I have 12 Petricola in there from 2-3" in size, I added them recently from another setup. They were in with adult yellow labs and lithobates up to 4-5" of size with no problems. Petricola seem to be ignored for the most part, actually seen a couple of the bigger ones nip at the cichlids. But not often.


----------



## IloveCichlids (Jul 11, 2005)

Are you reffering to Oto. Lithobates? If so do you have any pics of those?


----------



## Orbital (Jun 11, 2005)

Yep, Otopharynx Lithobates Zimbawe Rock. I took those pics a few days ago, him and the Yellow labs were both spawning with their females after a water change the day before. Unfortunately he got a chunk taken out of his caudal fin during the water change. I was planning to show him at a upcoming club event too, since he had nice grown out fins. :-(


----------



## zenyfish (Jan 18, 2005)

Orbital said:


> I have 12 Petricola in there from 2-3" in size, I added them recently from another setup. They were in with adult yellow labs and lithobates up to 4-5" of size with no problems. Petricola seem to be ignored for the most part, actually seen a couple of the bigger ones nip at the cichlids. But not often.
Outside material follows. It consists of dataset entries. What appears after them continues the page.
__device__ __forceinline__ int cclm_probe(const Ctx& c, int tx, int ty, int lg, int tree, CclmParams* all) {
    const int lane = lane_fresh();
    const unsigned acc = sad_list_cclm(c, tx, ty, lg, all);
    const unsigned lt = (unsigned)__builtin_amdgcn_readlane((int)acc, 0), t = (unsigned)__builtin_amdgcn_readlane((int)acc, 1),
                   l = (unsigned)__builtin_amdgcn_readlane((int)acc, 2);
    if (c.trace && lane < 3)
        TRACE_REC(c.ctu_x + tx, c.ctu_y + ty, lg, tree, 2, 0, lane == 0 ? LT_CCLM : (lane == 1 ? T_CCLM : L_CCLM),
                  __float_as_int((float)acc));
    return (lt <= t && lt <= l) ? LT_CCLM : (t <= l ? T_CCLM : L_CCLM);
}

__device__ __forceinline__ int cclm_pred4_lane(const Ctx& c, const Req& q, const CclmPick& pick, int pl, int x, int y) {
    int v = 128;
    if (!pick.flat128) {
        const int ds = cclm_ds6(c, q.tx, q.ty, 2 * y, 2 * x, pick.avail_l);
        v = (M24(ds, pl ? pick.a1 : pick.a0) >> (pl ? pick.k1 : pick.k0)) + (pl ? pick.b1 : pick.b0);
        v = min(max(v, 0), 255);
    }
    return v;
}

__device__ __forceinline__ float node8_search(const Ctx& c, int tx, int ty, int* overflow) {
    Req qn = {};
    qn.comps = 3;
    qn.tx = tx;
    qn.ty = ty;
    qn.tlg = 3;
    qn.refs0 = true;
    qn.refs1 = true;
    qn.tree = TREE_SINGLE;
    stage_org_leaf(c, 3, tx, ty, 3);
    const Res ru = leaf8_search(c, qn, overflow);
    const float ns = ru.vmin;
    const int ml = ru.imin, mc = ru.imin2;
    fill_maps(tx, ty, 3, ml, mc, true, true);
    unsigned kept;
    {
        const int lane = lane_fresh();
        kept = (unsigned)rec_get(0, tx + (lane & 7), ty + (lane >> 3));
        if (lane < 32) kept |= (unsigned)rec_get(1 + (lane >> 4), (tx >> 1) + (lane & 3), (ty >> 1) + ((lane & 15) >> 2)) << 8;
    }
    qn.fcur = ns;
    int leaves = 0;
    const float split8 = split8_search(c, qn, overflow, &leaves).vmin;
    if (!(split8 > ns)) return split8;
    if (leaves) {
        const int lane = lane_fresh();
        rec_put(0, tx + (lane & 7), ty + (lane >> 3), (int)(kept & 255u));
        if (lane < 32) rec_put(1 + (lane >> 4), (tx >> 1) + (lane & 3), (ty >> 1) + ((lane & 15) >> 2), (int)(kept >> 8));
        fill_maps(tx, ty, 3, ml, mc, true, true);
    }
    return ns;
}

template <bool TEAM, bool D3>
__device__ __forceinline__ Res evaluate(const Ctx& c, const PicBufs& pb, const Req& q, int* overflow) {
    Res r = res_none();
    PROF_MARK(tcp0_);
    if (q.pre_copy != COPY_NONE)
        copy_block(c, q.pre_copy, q.copy_comps, q.copy_slot, q.copy_tx, q.copy_ty, q.copy_tlg, q.copy_from);
    PROF_MARK(tcp1_);
    PROF_ADD2(PH_COPY, tcp0_, tcp1_);
    if (q.kind == K_NOP) return r;
    if (q.stage) stage_org_leaf(c, q.stage, q.tx, q.ty, q.tlg);
    constexpr bool kNodes = !TEAM && D3;
    if (kNodes && q.kind == K_NODE8) {
        r.vmin = node8_search(c, q.tx, q.ty, overflow);
        return r;
    }
    if (!kNodes && q.kind == K_LEAF8) return leaf8_search(c, q, overflow);
    if (q.kind == K_LEAF16) return leaf16_search(c, q, overflow);
    if (TEAM && D3 && q.kind == K_SPLIT8) return split8_search(c, q, overflow);
    if (TEAM && q.kind == K_SERVE8) {
        serve_pack8(c, q, overflow);
        return r;
    }
    if (TEAM && D3 && q.kind == K_SERVE4) {
        serve_pack4(c, q, overflow);
        return r;
    }
    int mc = q.mc;
    CclmPick cpick_ = CclmPick{};
    if (q.kind == K_CCLMSEARCH) {
        if (q.tlg > 4) stage_org(c, 2, q.tx, q.ty, q.tlg);
        CclmParams call_;
        mc = cclm_probe(c, q.tx, q.ty, q.tlg, q.tree, &call_);
        r.imin = mc;
        cpick_ = cclm_pick(call_, 2 * cclm_mode_index(mc));
    }
    if (q.kind == K_FULL || q.kind == K_CCLMSEARCH) {
#pragma unroll 1
        for (int round = 0; round < 2; ++round) {
            const int cset = q.comps & (1 << round);
            if (!cset) continue;
            if (q.active) {
#pragma unroll 1
                for (int comp = 0; comp < 2; ++comp)
                    if ((cset >> comp) & 1) {
                        PROF_MARK(tf0_);
                        full_front(c, q, comp, comp ? mc : q.ml, 0, cpick_);
                        PROF_MARK(tf1_);
                        PROF_ADD2(PH_PSZ + ((q.tlg - 2) * 2 + comp), tf0_, tf1_);
                        PROF_ADD2(PH_PCNT + ((q.tlg - 2) * 2 + comp), 0, 1);
                    }
            }
            PROF_MARK(ts0_);
            bool any_y = false, any_c = false;
            {
                bool any = false;
                long long lvl = 0;
                if (q.active)
                    lvl = quantize_solo(c, q.tlg - round, round ? 2 : 1, overflow, &any);
                if (round) {
                    r.lvl_c = lvl;
                    any_c = any;
                } else {
                    r.lvl_y = lvl;
                    any_y = any;
                }
            }
            PROF_MARK(ts1_);
            PROF_ADD2(PH_QZ + ((q.tlg - 2) & 3), ts0_, ts1_);
            if (!q.active) {
                PROF_ADD2(PH_SKIP, ts0_, ts1_);
                continue;
            }
#pragma unroll 1
            for (int comp = 0; comp < 2; ++comp) {
                if (!((cset >> comp) & 1)) continue;
                PROF_MARK(tb0_);
                const uint32_t ssd = full_back(c, pb, q, comp, 0, comp ? any_c : any_y);
                PROF_MARK(tb1_);
                PROF_ADD2(PH_PSZ + ((q.tlg - 2) * 2 + comp), tb0_, tb1_);
                if (comp)
                    r.ssd_c = ssd;
                else
                    r.ssd_y = ssd;
            }
        }
        return r;
    }
    PROF_MARK(tr0_);
    if (q.refs0 && (q.comps & 1)) build_refs(c, 0, q.tx, q.ty, q.tlg);
    if (q.refs1 && (q.comps & 2)) build_refs(c, 1, q.tx, q.ty, q.tlg);
    if (q.tlg > 4) stage_org(c, q.comps, q.tx, q.ty, q.tlg);
    PROF_MARK(t0_);
    PROF_ADD2(PH_REFS, tr0_, t0_);
    if (q.kind == K_SADSEARCH) {
        constexpr unsigned kNoSad = 0xFFFFFFFFu;
        int cm;
        unsigned smin = kNoSad;
        sad_search(c, q, cm, smin);
        r.imin = uni(cm);
        r.vmin = smin == kNoSad ? 3.40282347e+38f : uni_f((float)smin);
    } else {
        PROF_MARK(tp0_);
        const unsigned sad = (unsigned)wave_sum_i32(predict_sad(c, 1, q.tx, q.ty, q.tlg, q.mc));
        PROF_MARK(tp1_);
        PROF_ADD2(PH_PSZ + ((q.tlg - 2) * 2 + 1), tp0_, tp1_);
        PROF_ADD2(PH_PCNT + ((q.tlg - 2) * 2 + 1), 0, 1);
        if (c.trace && LANE == 0)
            TRACE_REC(c.ctu_x + q.tx, c.ctu_y + q.ty, q.tlg, q.tree, 2, 0, q.mc, __float_as_int((float)sad));
        r.v0 = uni_f((float)sad);
    }
    PROF_MARK(t1_);
    PROF_ADD2(PH_PREDICT, t0_, t1_);
    PROF_ADD2(PH_PRED + 7, t0_, t1_);
    return r;
}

Thanks Orb. The petricolas are fast becoming my favorite catfish. Even at their small size, they're gaining enough confidence to explore all areas of their tank during the day.


----------



## Doodles (Oct 2, 2005)

They are GORGEOUS!!!! I love the solid blue one.


----------



## IloveCichlids (Jul 11, 2005)

What is the pic of the last one? Hap Ahli? Or is that an Oto. Lithobates "Mumbo Is."?


----------



## fishboy (Feb 26, 2005)

nice pictures, but i'm not a cichlid person


----------



## Orbital (Jun 11, 2005)

Its a Iceberg Fryeri, still pretty young about 3.5-4" on the male. the female I got with him is around 2.5"


----------



## Orbital (Jun 11, 2005)

fishboy said:


> nice pictures, but i'm not a cichlid person


You don't know what you're missing. :mrgreen: Ever since I started keeping these Malawians, nothing else really perks my attention, other then my Synodontis species.


----------



## AshleytheGreat (Jul 24, 2005)

Aww i love how big their eyes are!


----------



## IloveCichlids (Jul 11, 2005)

I am with Orbital, ever since starting with Africans, nothing but Angelfish (I have kept a few before) even spark an interest to me. How could you pass up the most beautiful and colorful freshwater (riftlake) fish out there?


----------



## Lydia (Feb 6, 2005)

I pass them up because I don't have the room or money for a big enough tank for them. Unless they fit in a 20 gallon. 


Beautiful fish, Orbital!!


----------



## Georgia Peach (Sep 23, 2005)

nice fish!


----------



## Orbital (Jun 11, 2005)

Lydia said:


> I pass them up because I don't have the room or money for a big enough tank for them. Unless they fit in a 20 gallon.
> 
> 
> Beautiful fish, Orbital!!



Nope, 20 gallons isn't much to work with. Might be abel to do some shelldwellers. Not much options with with Malawians since they all get decent sized for the most part or are too aggressive for that much space.


----------